Although executive function skills are often associated with academic success, adaptability is also critical in social situations. In a new environment, we scan the room to see what other people are doing in that setting. Are they taking a seat? We look for an empty chair. Are they waiting to be helped? We take a number, or join the line forming at the counter. Are they talking as they wait, or is the room quiet? Do we initiate friendly conversation, or pull out a smart phone and start reading email?

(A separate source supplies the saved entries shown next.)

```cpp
#define AMSM_FR_LAUNCHERS(FR)                                                                                        \
  template <>                                                                                                        \
  int launch_prep<FR>(hipStream_t st, const u32* scalars, int mont, MsmGeom g, const PrepBuffers& b) {               \
    PrepGeom pg = prep_geom(g);                                                                                      \
    prep_local_attr();                                                                                               \
    u32* part_total = b.d_small;                                                                                     \
    u32* part_start = b.d_small + (PREP_MAX_P + 1);                                                                  \
    u32* part_cursor = b.d_small + 2 * (PREP_MAX_P + 1);                                                             \
    u32* part_items = b.d_small + 3 * (PREP_MAX_P + 1);                                                              \
    PrepHeavy hv;                                                                                                    \
    hv.n = b.d_small + 4 * (PREP_MAX_P + 1);                                                                         \
    hv.cnt = hv.n + 1;                                                          \
    hv.ids = hv.cnt + prep_heavy_words(g);                                                                           \
    hv.cur = hv.ids + PREP_MAX_HEAVY;                                                                                \
    hv.end = hv.cur + prep_heavy_words(g);                                                                           \
     \
     \
                                                                      \
    {                                                                                                                \
      size_t zero_bytes = (16 + 4 * (PREP_MAX_P + 1) + 1 + prep_heavy_words(g)) * sizeof(u32);                       \
      zero_bytes = (zero_bytes + 255) & ~(size_t)255;                                                                \
      if (b.err != b.d_small - 16) return -1;                                                                        \
      if (hipMemsetAsync(b.err, 0, zero_bytes, st) != hipSuccess) return -1;                                         \
    }                                                                                                                \
    u32 blocks = cdiv_(g.n, pg.SPB);                                                                                 \
    size_t lds_scatter = prep_scatter_lds(g, pg);                                                                    \
    if (lds_scatter > 64 * 1024) {                 \
      if (g.S <= 16u)                                                                                                \
        (void)hipFuncSetAttribute((const void*)k_prep_scatter<FR, 16, 1>, hipFuncAttributeMaxDynamicSharedMemorySize, \
                                  (int)PREP_LDS_LIMIT);                                                              \
      else                                                                                                           \
        (void)hipFuncSetAttribute((const void*)k_prep_scatter<FR, 32, 1>, hipFuncAttributeMaxDynamicSharedMemorySize, \
                                  (int)PREP_LDS_LIMIT);                                                              \
    }                                                                                                                \
    {                      \
      PrepGeom ph = pg;                                                                                              \
      ph.SPB = 1024;                                                                                                 \
      hipLaunchKernelGGL((k_prep_hist<FR>), dim3(cdiv_(g.n, 1024)), dim3(1024), pg.P * sizeof(u32), st, scalars,      \
                         mont, g, ph, part_total, b.err);                                                            \
    }                                                                                                                \
    hipLaunchKernelGGL(k_prep_scan, dim3(1), dim3(1024), 0, st, part_total, part_start, pg.P, pg.HEAVY, hv);         \
    if (g.S <= 16u)                                                                                                  \
      hipLaunchKernelGGL((k_prep_scatter<FR, 16, 1>), dim3(blocks), dim3(512), lds_scatter, st, scalars, mont, g, pg, \
                         part_start, part_cursor, b.part);                                                           \
    else                                                                                                             \
      hipLaunchKernelGGL((k_prep_scatter<FR, 32, 1>), dim3(blocks), dim3(256), lds_scatter, st, scalars, mont, g, pg, \
                         part_start, part_cursor, b.part);                                                           \
    const size_t lds_heavy = 2 * (size_t)(1u << pg.SH) * sizeof(u32);                                                \
    if (pg.HEAVY != 0xffffffffu)                                                                                     \
      hipLaunchKernelGGL(k_prep_heavy_count, dim3(PREP_HEAVY_GRID), dim3(256), lds_heavy, st, part_start, b.part, pg, hv); \
    hipLaunchKernelGGL(k_prep_local, dim3(pg.P), dim3(1024), prep_local_lds(pg), st,                                 \
                       part_start, b.part, g, pg, b.vals_sorted, b.start, b.items, b.item_off, part_items, hv);      \
    if (pg.HEAVY != 0xffffffffu)                                                                                     \
      hipLaunchKernelGGL(k_prep_heavy_place, dim3(PREP_HEAVY_GRID), dim3(256), lds_heavy, st, part_start, b.part, g, pg, hv, \
                         b.vals_sorted);                                                                             \
    hipLaunchKernelGGL(k_prep_offsets, dim3(cdiv_(g.B, 256)), dim3(256), (pg.P + 256) * sizeof(u32), st, part_start, \
                       part_items, pg, g, b.start, b.items, b.item_off, b.vals_sorted);                              \
    return 0;                                                                                                        \
  }                                                                                                                  \
  template <>                                                                                                        \
  int launch_prep_bps<FR>(hipStream_t st, const u32* scalars, int mont, MsmGeom g, u32 log2_l, const PrepBplBuffers& b) { \
    PrepGeom pg = prep_bps_geom(g, log2_l);                                                                          \
    u32* part_total = b.d_small;                                                                                     \
    u32* part_start = b.d_small + (PREP_MAX_P + 1);                                                                  \
    u32* part_cursor = b.d_small + 2 * (PREP_MAX_P + 1);                                                             \
    PrepHeavy hv;                                                                                                    \
    hv.n = b.d_small + 4 * (PREP_MAX_P + 1);                                                                         \
    hv.cnt = hv.n + 1;                                                                                               \
    hv.ids = hv.cnt + 64;                                                                                            \
    hv.cur = hv.end = hv.ids;                                                                                        \
    {                                                                                                                \
      size_t zero_bytes = (16 + 4 * (PREP_MAX_P + 1) + 1) * sizeof(u32);                                             \
      zero_bytes = (zero_bytes + 255) & ~(size_t)255;                                                                \
      if (b.err != b.d_small - 16) return -1;                                                                        \
      if (hipMemsetAsync(b.err, 0, zero_bytes, st) != hipSuccess) return -1;                                         \
    }                                                                                                                \
    prep_bps_attr();                                                                                                 \
    if (!pg.FIX) {                                                                                                   \
      PrepGeom ph = pg;                                                                                              \
      ph.SPB = 1024;                                                                                                 \
      hipLaunchKernelGGL((k_prep_hist<FR>), dim3(cdiv_(g.n, 1024)), dim3(1024), pg.P * sizeof(u32), st, scalars,      \
                         mont, g, ph, part_total, b.err);                                                            \
      hipLaunchKernelGGL(k_prep_scan, dim3(1), dim3(1024), 0, st, part_total, part_start, pg.P, pg.HEAVY, hv);       \
    }                                                                                                                \
    const size_t lds_scatter = prep_scatter_lds(g, pg);                                                              \
    if (g.S <= 16u) {                                                                                                \
      if (lds_scatter > 64 * 1024)                                                                                   \
        (void)hipFuncSetAttribute((const void*)k_prep_scatter<FR, 16, 1>, hipFuncAttributeMaxDynamicSharedMemorySize, \
                                  (int)PREP_LDS_LIMIT);                                                              \
      hipLaunchKernelGGL((k_prep_scatter<FR, 16, 1>), dim3(cdiv_(g.n, pg.SPB)), dim3(512), lds_scatter, st, scalars, \
                         mont, g, pg, part_start, part_cursor, b.part, b.err);                                       \
    } else {                                                                                                         \
      if (lds_scatter > 64 * 1024)                                                                                   \
        (void)hipFuncSetAttribute((const void*)k_prep_scatter<FR, 32, 1>, hipFuncAttributeMaxDynamicSharedMemorySize, \
                                  (int)PREP_LDS_LIMIT);                                                              \
      hipLaunchKernelGGL((k_prep_scatter<FR, 32, 1>), dim3(cdiv_(g.n, pg.SPB)), dim3(256), lds_scatter, st, scalars, \
                         mont, g, pg, part_start, part_cursor, b.part, b.err);                                       \
    }                                                                                                                \
    hipLaunchKernelGGL(k_prep_local_s, dim3(pg.P), dim3(1024), prep_bps_local_lds(pg), st,                           \
                       pg.FIX ? part_cursor : part_start, b.part, g, pg,                                             \
                       prep_bps_stride(g, log2_l), log2_l, b.ents_t, (BplGroup*)b.grp, b.order, b.err);              \
    return 0;                                                                                                        \
  }                                                                                                                  \
  template <>                                                                                                        \
  int launch_prep_bps_batch<FR>(hipStream_t st, const u32* const* scalars, u32 nv, int mont, MsmGeom g, u32 log2_l,   \
                                const BpsBatchBuffers& b) {                                                          \
    PrepGeom pg = prep_bps_geom(g, log2_l);                                                                          \
    const u32 stride = prep_bps_stride(g, log2_l);                                                                   \
                                  \
     \
     \
    if (nv < 1u || nv > (u32)PREP_BPS_BATCH || !pg.FIX || g.S > 16u || b.small_stride < prep_bps_small_block_words() || \
        (b.small_stride & 63u) || b.part_stride < prep_bps_part_entries(g, log2_l) ||                                \
        (unsigned long long)b.ents_stride < (unsigned long long)pg.P * stride || b.grp_stride < pg.P * BPS_GROUPS ||  \
        b.order_stride < g.B)                                                                                        \
      return -1;                                                                                                     \
    BpsBatchScalars sc;                                                                                              \
    for (u32 v = 0; v < (u32)PREP_BPS_BATCH; v++) sc.scalars[v] = scalars[v < nv ? v : 0u];                          \
    u32* part_start0 = b.small + 16 + (PREP_MAX_P + 1);                                                              \
    u32* part_cursor0 = b.small + 16 + 2 * (PREP_MAX_P + 1);                                                         \
                                                         \
    if (hipMemsetAsync(b.small, 0, (size_t)nv * b.small_stride * sizeof(u32), st) != hipSuccess) return -1;          \
    prep_bps_attr();                                                                                                 \
    const size_t lds_scatter = prep_scatter_lds(g, pg);                                                              \
    if (lds_scatter > 64 * 1024)                                                                                     \
      (void)hipFuncSetAttribute((const void*)k_prep_scatter_batch<FR, 16, 1>, hipFuncAttributeMaxDynamicSharedMemorySize, \
                                (int)PREP_LDS_LIMIT);                                                                \
    hipLaunchKernelGGL((k_prep_scatter_batch<FR, 16, 1>), dim3(cdiv_(g.n, pg.SPB), nv), dim3(512), lds_scatter, st, sc, mont, g,   \
                       pg, part_start0, part_cursor0, b.small_stride, b.part, b.part_stride, b.small);               \
    hipLaunchKernelGGL(k_prep_local_s_batch, dim3(pg.P, nv), dim3(1024), prep_bps_local_lds(pg), st, part_cursor0,   \
                       b.small_stride, b.part, b.part_stride, g, pg, stride, log2_l, b.ents_t, b.ents_stride,        \
                       (BplGroup*)b.grp, b.grp_stride, b.order, b.order_stride, b.small);                            \
    return 0;                                                                                                        \
  }                                                                                                                  \
  template <>                                                                                                        \
  int launch_prep_bpl<FR>(hipStream_t st, const u32* scalars, int mont, MsmGeom g, const PrepBplBuffers& b) {        \
    PrepGeom pg = prep_bpl_geom(g);                                                                                  \
    u32* part_total = b.d_small;                                                                                     \
    u32* part_start = b.d_small + (PREP_MAX_P + 1);                                                                  \
    u32* part_cursor = b.d_small + 2 * (PREP_MAX_P + 1);                                                             \
    PrepHeavy hv;                                                                                                    \
    hv.n = b.d_small + 4 * (PREP_MAX_P + 1);                                                                         \
    hv.cnt = hv.n + 1;                                                                                               \
    hv.ids = hv.cnt + 64;                                  \
    hv.cur = hv.end = hv.ids;                                                                                        \
    {                  \
      size_t zero_bytes = (16 + 4 * (PREP_MAX_P + 1) + 1) * sizeof(u32);                                             \
      zero_bytes = (zero_bytes + 255) & ~(size_t)255;                                                                \
      if (b.err != b.d_small - 16) return -1;                                                                        \
      if (hipMemsetAsync(b.err, 0, zero_bytes, st) != hipSuccess) return -1;                                         \
    }                                                                                                                \
    if (g.S <= 16u) prep_bpl_attr(k_prep_scatter<FR, 16, 1, true>);                                                  \
    else prep_bpl_attr(k_prep_scatter<FR, 32, 1, true>);                                                             \
    if (!pg.FIX) {                                                                                                   \
      PrepGeom ph = pg;                                                                                              \
      ph.SPB = 1024;                                                                                                 \
      hipLaunchKernelGGL((k_prep_hist<FR>), dim3(cdiv_(g.n, 1024)), dim3(1024), pg.P * sizeof(u32), st, scalars,      \
                         mont, g, ph, part_total, b.err);                                                            \
      hipLaunchKernelGGL(k_prep_scan, dim3(1), dim3(1024), 0, st, part_total, part_start, pg.P, pg.HEAVY, hv);       \
    }                                                                                                                \
    if (g.S <= 16u)                                                                                                  \
      hipLaunchKernelGGL((k_prep_scatter<FR, 16, 1, true>), dim3(cdiv_(g.n, pg.SPB)), dim3(512),                     \
                         prep_bpl_scatter_lds(g, pg), st, scalars, mont, g, pg, part_start, part_cursor, b.part, b.err); \
    else                                             \
// ... 132 lines not shown
```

All of this comes more or less intuitively to socially-minded folks. But for our students, it’s a process, with steps, that has to be initiated and adapted in different settings. So we break down the steps, provide visual cues if needed, and offer lots of opportunities for practice. And when our students complain, “Adapt to interact…stop and read the room…yeah, yeah, we get it…” we just smile and flexibly adapt our activities and schedule to provide a just-right level of social support for each student, so everyone keeps learning and growing. Adaptability makes the TGS world go ’round!